For small tissue samples, BioSpec Products (Bartlesville, OK) manufacture
hand operated screw presses for the preparation of tissue extracts as
does EDCO Scientific (Chapel Hill, NC). Capable of considerable force,
sample sizes from 0.1 grams up to 50 grams of soft tissue are pushed through
sieve plates having 0.5 to 3 mm holes, much like the action of a kitchen
garlic press. Hard or fibrous tissues like tendon, skin, leaves and seeds
will not pass through the press. The units cost from $25 to $400. Fred
S. Carver (Wabash, IN) has a compact hydraulic laboratory tissue press
for the extraction of intracellular liquids and oils for about $1600.
Designed for plant leaves, Bioreba (Chapel Hill, NC) makes a hand-held
grinder consisting of an circular array of steel balls which crush a few
leaves inside a mylar plastic bag. The grinder and bags cost about $200.
ULTRASONIC DISINTEGRATORS are widely used to disrupt cells. These devises
generate intense sonic pressure waves in liquid media. Under the right
conditions, the pressure waves cause formation of microbubbles which grown
and collapse violently. Called cavitation, the implosion generates a shock
wave with enough energy to break cell membranes and even break covalent
Modern ultrasonic processors use piezoelectric generators made of lead
zirconate titanate crystals. The vibrations are transmitted down a titanium
metal horn or probe tuned to make the processor unit resonate at 15-25
kHz. The rated power output of ultrasonic processors vary from 10 to 375
Watts. What really counts is the power density at the probe tip. Higher
output power is required to sustain good performance in large sized probes.
For cell disruption, probe densities should be at least 100 W/cm2 and
the larger the better for tip amplitude (typical range: 30-250 microns).
Some manufacturers of ultrasonic disintegrators are Artek Systems (Farmington,
NY), BioSpec Products (Bartlesville, OK), Branson Sonic Power Company
(Danbury, CT), B. Braun Biotech (Bethlehem, PA), RIA Research Corp. (Hauppauge,
NY), Sonic Systems (Newton, PA) and VirTis Company (Gardiner, NY). A new
development is a cordless ultrasonic processor supplied by BioSpec Products
(Bartlesville, OK). With a tip diameter of 1/8 inch, it easily fits into
microtubes and 96 well titer plates.
Ultrasonic disintegrators generate considerable heat during processing.

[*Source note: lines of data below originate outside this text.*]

template <int EPI, int NWN, int STAMP = 0, int MF = 0>
__global__ __launch_bounds__(G2<NWN>::NT, 2) void gemm2_kernel(GemmParams p) {
  using G = G2<NWN>;
  constexpr int BN = G::BN, NA = G::NA, W_SLOT = G::W_SLOT, WLEAD = G::WLEAD;
#if __HIP_DEVICE_COMPILE__
  extern __shared__ __attribute__((aligned(16))) char smem[];
  const int tid = threadIdx.x, lane = tid & 63, wave = tid >> 6;
  const int wm = wave / NWN, wn = wave % NWN;
  const int l31 = lane & 31, hi = lane >> 5;
  const int l15 = lane & 15, lq = lane >> 4;
  static_assert(!MF || (EPI != EPI_F32_SLICES && !STAMP), "the 16x16x32 form covers the token-row epilogues only");
  static_assert(EPI != EPI_LN_QKV_KV || (MF && NWN == 2), "the K/V epilogue exists on the 256 x 192 tile of the 16x16x32 form only");
  const int wave_u = __builtin_amdgcn_readfirstlane(wave);
  const int nbn = p.N / BN;
  int tile = xcd_remap(blockIdx.x, gridDim.x);
  int kslice = 0;
  if constexpr (EPI == EPI_F32_SLICES) {
    const int ntile = ((p.M + BM - 1) / BM) * nbn;
    kslice = tile / ntile;
    tile -= kslice * ntile;
  }
  int bm, bn;
  gemm_raster(tile, (p.M + BM - 1) / BM, nbn, p.raster_gw, p.raster_ph, bm, bn);
  const int row0 = bm * BM, col0 = bn * BN;

  const int dchunk = ((lane & 3) ^ (MF ? ((0x78 >> (2 * ((lane >> 4) & 3))) & 3) : ((lane >> 4) & 3))) * 16;
  int a_off[NA], b_off[3];
#pragma unroll
  for (int i = 0; i < NA; ++i) {
    const int r = wave_u * (16 * NA) + i * 16 + (lane >> 2);
    const int rl = row0 + r < p.M ? r : p.M - 1 - row0;
    a_off[i] = rl * (int)p.lda * 2 + dchunk;
  }
#pragma unroll
  for (int i = 0; i < 3; ++i) b_off[i] = (wave_u * 48 + i * 16 + (lane >> 2)) * (int)p.ldw * 2 + dchunk;
  const int64_t a_bytes = ((int64_t)(p.M - 1 - row0) * p.lda + p.K) * 2, b_bytes = ((int64_t)(p.N - 1 - col0) * p.ldw + p.K) * 2;
  const auto rsrc_a = __builtin_amdgcn_make_buffer_rsrc((void*)(p.A + (int64_t)row0 * p.lda), 0,
                                                        (int)(a_bytes < 0x7fffffff ? a_bytes : 0x7fffffff), 0x00020000);
  const auto rsrc_b = __builtin_amdgcn_make_buffer_rsrc((void*)(p.W + (int64_t)col0 * p.ldw), 0,
                                                        (int)(b_bytes < 0x7fffffff ? b_bytes : 0x7fffffff), 0x00020000);
  typedef __attribute__((address_space(3))) void* lds_ptr_t;
  const int kbase2 = EPI == EPI_F32_SLICES ? kslice * p.ks * 2 : 0;
  auto dma_a = [&](int i, int t, int slot) {
    __builtin_amdgcn_raw_ptr_buffer_load_lds(rsrc_a, (lds_ptr_t)(smem + slot * A_SLOT + (wave_u * (16 * NA) + i * 16) * 64), 16, a_off[i],
                                             kbase2 + t * (BK * 2), 0, 0);
  };
  auto dma_w = [&](int i, int t, int slot) {
    __builtin_amdgcn_raw_ptr_buffer_load_lds(rsrc_b, (lds_ptr_t)(smem + W_BASE + slot * W_SLOT + (wave_u * 48 + i * 16) * 64), 16,
                                             b_off[i], kbase2 + t * (BK * 2), 0, 0);
  };

  const int fsw = MF ? ((lq ^ ((0x78 >> (2 * ((l15 >> 2) & 3))) & 3)) << 4) : ((hi ^ ((l31 >> 2) & 3)) << 4);
  const int frow = MF ? l15 : l31;
  const int xo = (wm * 128 + frow) * 64 + fsw;
  const int wo = W_BASE + (wn * 96 + frow) * 64 + fsw;

  f32x16 acc[MF ? 1 : 4][MF ? 1 : 3];
  f32x4 acc16[MF ? 8 : 1][MF ? 6 : 1];
#pragma unroll
  for (int i = 0; i < (MF ? 1 : 4); ++i)
#pragma unroll
    for (int j = 0; j < (MF ? 1 : 3); ++j)
#pragma unroll
      for (int r = 0; r < 16; ++r) acc[i][j][r] = 0.f;
// ... 181 lines not shown
    }
    __builtin_amdgcn_s_barrier();
    __builtin_amdgcn_sched_barrier(0);
    if constexpr (STAMP) {
      const uint64_t now = __builtin_amdgcn_s_memtime();
      st_bar += now - st_t0; st_t0 = now;
      __builtin_amdgcn_sched_barrier(0);
    }
    sa = sa1;
    sw = sw1;
  }

  if constexpr (EPI == EPI_F32_SLICES) {
    float* o32 = p.out32 + (int64_t)kslice * p.slab;
    const int ncol0 = col0 + wn * 96;
#pragma unroll
    for (int i = 0; i < 4; ++i) {
      const int n = row0 + wm * 128 + i * 32 + l31;
      if (n < p.M) {
#pragma unroll
        for (int j = 0; j < 3; ++j)
#pragma unroll
          for (int g = 0; g < 4; ++g)
#pragma unroll
            for (int r = 0; r < 4; ++r) {
              const int m = ncol0 + j * 32 + 8 * g + 4 * hi + r;
              if (m < p.rows_per_sample) o32[(int64_t)m * p.ldo32 + n] = acc[i][j][4 * g + r];
            }
      }
    }
    return;
  }
  char* st = smem + wave * OUT_WAVE_BYTES;
  const int ncol0 = col0 + wn * 96;
  uint2 bb[3][4];
#pragma unroll
  for (int j = 0; j < 3; ++j)
#pragma unroll
    for (int g = 0; g < 4; ++g) bb[j][g] = make_uint2(0, 0);
  if (p.bias != nullptr && !LN && !MF) {
#pragma unroll
    for (int j = 0; j < 3; ++j)
#pragma unroll
      for (int g = 0; g < 4; ++g) bb[j][g] = *reinterpret_cast<const uint2*>(p.bias + ncol0 + j * 32 + 8 * g + 4 * hi);
  }
  uint2 bb16[6];
#pragma unroll
  for (int j = 0; j < 6; ++j) bb16[j] = make_uint2(0, 0);
  if (MF && p.bias != nullptr && !LN) {
#pragma unroll
    for (int j = 0; j < 6; ++j) bb16[j] = *reinterpret_cast<const uint2*>(p.bias + ncol0 + j * 16 + 4 * lq);
  }
  const bool full = row0 + BM <= p.M;
#pragma unroll
  for (int ih = 0; ih < 2; ++ih) {
    const int wrow0 = row0 + wm * 128 + ih * 64;
    if constexpr (MF) {
      if constexpr (LN) {
        float mu[4], rs[4];
#pragma unroll
        for (int i2 = 0; i2 < 4; ++i2) {
          const float2 ms = ln_lds[wm * 128 + ih * 64 + i2 * 16 + l15];
          mu[i2] = ms.x;
          rs[i2] = ms.y;
        }
#pragma unroll
        for (int j = 0; j < 6; ++j) {
          const float4* cp = reinterpret_cast<const float4*>(ln_lds + BM + wn * 96 + j * 16 + 4 * lq);
          const float4 a = cp[0], b = cp[1];
          const float c_s[4] = {a.x, a.z, b.x, b.z}, c_v[4] = {a.y, a.w, b.y, b.w};
#pragma unroll
          for (int i2 = 0; i2 < 4; ++i2) {
            const int i = ih * 4 + i2;
            const float nmu = -mu[i2], r_ = rs[i2];
            float v[4];
#pragma unroll
            for (int r = 0; r < 4; ++r) v[r] = fmaf(r_, fmaf(nmu, c_s[r], acc16[i][j][r]), c_v[r]);
            if (EPI == EPI_LN_GELU) {
#pragma unroll
              for (int r = 0; r < 4; ++r) v[r] = gelu_tanh(v[r]);
            }
            uint2 o;
            o.x = pack2bf(v[0], v[1]);
            o.y = pack2bf(v[2], v[3]);
            *reinterpret_cast<uint2*>(st + (i2 * 16 + l15) * OUT_ROW_BYTES + (j * 16 + 4 * lq) * 2) = o;
          }
        }
      } else {
        constexpr bool GATED16 = EPI == EPI_GATE_RES || EPI == EPI_GATE_RES_STATS;
        if (GATED16 && p.res != nullptr) {
#pragma unroll
          for (int half = 0; half < 2; ++half) {
            uint4 r6[6];
#pragma unroll
            for (int k = 0; k < 6; ++k) {
              const int q = lane + 64 * (6 * half + k);
              const int m_local = q / 12, c = q - m_local * 12;
              int grow = wrow0 + m_local;
              grow = grow < p.M ? grow : p.M - 1;
              r6[k] = *reinterpret_cast<const uint4*>(p.res + (int64_t)grow * p.ldr + ncol0 + c * 8);
            }
#pragma unroll
            for (int k = 0; k < 6; ++k) {
              const int q = lane + 64 * (6 * half + k);
              const int m_local = q / 12, c = q - m_local * 12;
              *reinterpret_cast<uint4*>(st + m_local * OUT_ROW_BYTES + c * 16) = r6[k];
            }
          }
          asm volatile("s_waitcnt lgkmcnt(0)" ::: "memory");
          __builtin_amdgcn_wave_barrier();
        }
#pragma unroll
        for (int i2 = 0; i2 < 4; ++i2) {
          const int i = ih * 4 + i2;
          const int m_local = i2 * 16 + l15;
          const bf16_t* gate_row = nullptr;
          if (GATED16 && p.gate != nullptr) {
            int grow = wrow0 + m_local;
            grow = grow < p.M ? grow : p.M - 1;
            const int sample = grow / p.rows_per_sample;
            gate_row = p.gate + (int64_t)sample * p.gate_stride + ncol0 + 4 * lq;
            if (p.seg_split > 0 && grow - sample * p.rows_per_sample < p.seg_split) gate_row += p.gate_alt;
          }
#pragma unroll
          for (int j = 0; j < 6; ++j) {
            uint2 gg = make_uint2(0x3f803f80u, 0x3f803f80u);
            if (GATED16 && gate_row != nullptr) gg = *reinterpret_cast<const uint2*>(gate_row + j * 16);
            float v[4];
#pragma unroll
            for (int r = 0; r < 4; ++r) v[r] = acc16[i][j][r];
            v[0] += bflo(bb16[j].x); v[1] += bfhi(bb16[j].x); v[2] += bflo(bb16[j].y); v[3] += bfhi(bb16[j].y);
            if (EPI == EPI_BIAS_GELU) {
#pragma unroll
              for (int r = 0; r < 4; ++r) v[r] = gelu_tanh(v[r]);
            }
            if (GATED16) {
              v[0] *= bflo(gg.x); v[1] *= bfhi(gg.x); v[2] *= bflo(gg.y); v[3] *= bfhi(gg.y);
            }
            uint2 o;
            o.x = pack2bf(v[0], v[1]);
            o.y = pack2bf(v[2], v[3]);
            if (GATED16 && p.res != nullptr) {
              const uint2 rr = *reinterpret_cast<const uint2*>(st + m_local * OUT_ROW_BYTES + (j * 16 + 4 * lq) * 2);
              o.x = pack2bf(bflo(o.x) + bflo(rr.x), bfhi(o.x) + bfhi(rr.x));
              o.y = pack2bf(bflo(o.y) + bflo(rr.y), bfhi(o.y) + bfhi(rr.y));
            }
            *reinterpret_cast<uint2*>(st + m_local * OUT_ROW_BYTES + (j * 16 + 4 * lq) * 2) = o;
          }
        }
        if constexpr (EPI == EPI_GATE_RES_STATS) {
          asm volatile("s_waitcnt lgkmcnt(0)" ::: "memory");
          __builtin_amdgcn_wave_barrier();
#pragma unroll
          for (int i2 = 0; i2 < 2; ++i2) {
            const int m_local = i2 * 32 + l31;
            LnAcc lacc;
#pragma unroll
            for (int j = 0; j < 3; ++j)
#pragma unroll
              for (int g = 0; g < 4; ++g) {
                const uint2 o = *reinterpret_cast<const uint2*>(st + m_local * OUT_ROW_BYTES + (j * 32 + 8 * g + 4 * hi) * 2);
                if (j == 0 && g == 0) lacc.init(bflo(o.x));
                lacc.add(bflo(o.x)); lacc.add(bfhi(o.x)); lacc.add(bflo(o.y)); lacc.add(bfhi(o.y));
              }
            const float2 mine = lacc.finish(48.f);
            const float2 other = make_float2(__shfl_xor(mine.x, 32, 64), __shfl_xor(mine.y, 32, 64));
            const float2 blk = ln_merge_equal(mine, other, 48.f);
            const int grow = wrow0 + m_local;
            if (hi == 0 && grow < p.M) p.stats_out[(int64_t)(ncol0 / LN_BLOCK) * p.stats_ld + grow] = blk;
          }
        }
      }
    } else {
    if constexpr (LN) {
      float mu[2], rs[2];
#pragma unroll
      for (int i2 = 0; i2 < 2; ++i2) {
        const float2 ms = ln_lds[wm * 128 + ih * 64 + i2 * 32 + l31];
        mu[i2] = ms.x;
        rs[i2] = ms.y;
      }
#pragma unroll
      for (int j = 0; j < 3; ++j) {
        float4 c_s[4], c_v[4];
#pragma unroll
        for (int g = 0; g < 4; ++g) {
          const float4* cp = reinterpret_cast<const float4*>(ln_lds + BM + wn * 96 + j * 32 + 8 * g + 4 * hi);
          const float4 a = cp[0], b = cp[1];
          c_s[g] = make_float4(a.x, a.z, b.x, b.z);
          c_v[g] = make_float4(a.y, a.w, b.y, b.w);
        }
#pragma unroll
        for (int i2 = 0; i2 < 2; ++i2) {
          const int i = ih * 2 + i2;
          const int m_local = i2 * 32 + l31;
          const float nmu = -mu[i2], r_ = rs[i2];
#pragma unroll
          for (int g = 0; g < 4; ++g) {
            const int n_local = j * 32 + 8 * g + 4 * hi;
            float v[4];
            v[0] = fmaf(r_, fmaf(nmu, c_s[g].x, acc[i][j][4 * g + 0]), c_v[g].x);
// ... 121 lines not shown
              const int m_local = q / 9, c = q - m_local * 9;
              kq[it] = *reinterpret_cast<const uint4*>(st + m_local * OUT_ROW_BYTES + c * 16);
            }
#pragma unroll
            for (int it = 0; it < 9; ++it) *reinterpret_cast<uint4*>(kdst + (lane + 64 * it) * 8) = kq[it];
          }
          const bool kwin = win < nq + H;
          bf16_t* vdst = p.vt + (int64_t)bt * H * 96 * p.kv_S + key0;
#pragma unroll
          for (int g = 0; g < 3; ++g) {
            uint4 o[4];
            int64_t off[4];
#pragma unroll
            for (int k = 0; k < 4; ++k) {
              const int it = g * 4 + k;
              if (kwin && it >= 3) continue;
              int col, c;
              if (kwin) {
                const int q = lane + 64 * it;
                c = q / 24;
                col = q - c * 24;
              } else {
                col = (it >> 2) * 32 + (lane & 31);
                c = 2 * (it & 3) + (lane >> 5);
              }
              const int f = vf0 + col, hv = f / 72, d = f - hv * 72;
              off[k] = ((int64_t)hv * 96 + d) * p.kv_S + c * 8;
              const char* src = st + (c * 8) * OUT_ROW_BYTES + ((kwin ? 72 : 0) + col) * 2;
              uint32_t w[4];
#pragma unroll
              for (int e = 0; e < 4; ++e)
                w[e] = (uint32_t)*reinterpret_cast<const uint16_t*>(src + (2 * e) * OUT_ROW_BYTES) |
                       ((uint32_t)*reinterpret_cast<const uint16_t*>(src + (2 * e + 1) * OUT_ROW_BYTES) << 16);
              o[k] = make_uint4(w[0], w[1], w[2], w[3]);
            }
#pragma unroll
            for (int k = 0; k < 4; ++k)
              if (!(kwin && g * 4 + k >= 3)) *reinterpret_cast<uint4*>(vdst + off[k]) = o[k];
            if (kwin) break;
          }
        }
        asm volatile("s_waitcnt lgkmcnt(0)" ::: "memory");
        __builtin_amdgcn_wave_barrier();
        continue;
      }
    }
    uint4 val[12];
#pragma unroll
    for (int it = 0; it < 12; ++it) {
      const int q = lane + 64 * it;
      const int m_local = q / 12, c = q - m_local * 12;
      val[it] = *reinterpret_cast<const uint4*>(st + m_local * OUT_ROW_BYTES + c * 16);
    }
#pragma unroll
    for (int it = 0; it < 12; ++it) {
      const int q = lane + 64 * it;
      const int m_local = q / 12, c = q - m_local * 12;
      const int64_t grow = wrow0 + m_local;
      const int gcol = ncol0 + c * 8;
      const bool ok = full || grow < p.M;
      uint4 v = val[it];
      if (EPI == EPI_GATE_RES && !MF) {
        if (p.aux != nullptr && ok) *reinterpret_cast<uint4*>(p.aux + grow * p.ldaux + gcol) = v;
        if (p.res != nullptr) {
          float a[8], b[8];
          unpack8(v, a);
          unpack8(rres[it], b);
#pragma unroll
          for (int e = 0; e < 8; ++e) a[e] += b[e];
          v = pack8(a);
        }
      }
      if (ok) *reinterpret_cast<uint4*>(p.out + grow * p.ldo + gcol) = v;
    }
    asm volatile("s_waitcnt lgkmcnt(0)" ::: "memory");
    __builtin_amdgcn_wave_barrier();
  }
  if constexpr (STAMP) {
    if (lane == 0 && p.aux != nullptr) {
      int64_t* d = reinterpret_cast<int64_t*>(p.aux) + ((int64_t)blockIdx.x * G::NW + wave) * 8;
      const uint64_t end = __builtin_amdgcn_s_memtime();
      d[0] = (int64_t)st_read; d[1] = (int64_t)st_mfma; d[2] = (int64_t)st_wait; d[3] = (int64_t)st_bar;
      d[4] = (int64_t)(st_t0 - st_begin); d[5] = (int64_t)(end - st_t0); d[6] = (int64_t)st_begin; d[7] = nt;
    }
  }
#endif
}

}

For this reason the sample should be kept ice cold if possible. For microorganisms
the addition of 0.1 -0.5 mm diameter glass beads in a ratio of one volume
beads to two volumes liquid is recommended. Tough tissues like skin or
tendon should be macerated first in a tissue press or grinder or pulverized
in liquid nitrogen (see above). Use small vessels during ultrasonic treatment
and place the probe tip deep enough in the sample to avoid foaming. Finally,
one should be aware that free radicals can be generated during sonication
and that these radicals can react with most biomolecules. Damage by oxidative
free radicals can be minimized by including scavengers like cysteine,
dithiothreitol or other -SH compounds in the media.
Other cell disruption apparatus or techniques not covered in this review
but discussed in detail by the author in the original book are High-Pressure
Homogenizers, Autolysis, Enzymatic lysis, Dehydration, Chemical lysis,
Solvent lysis and Programmed self-distruction.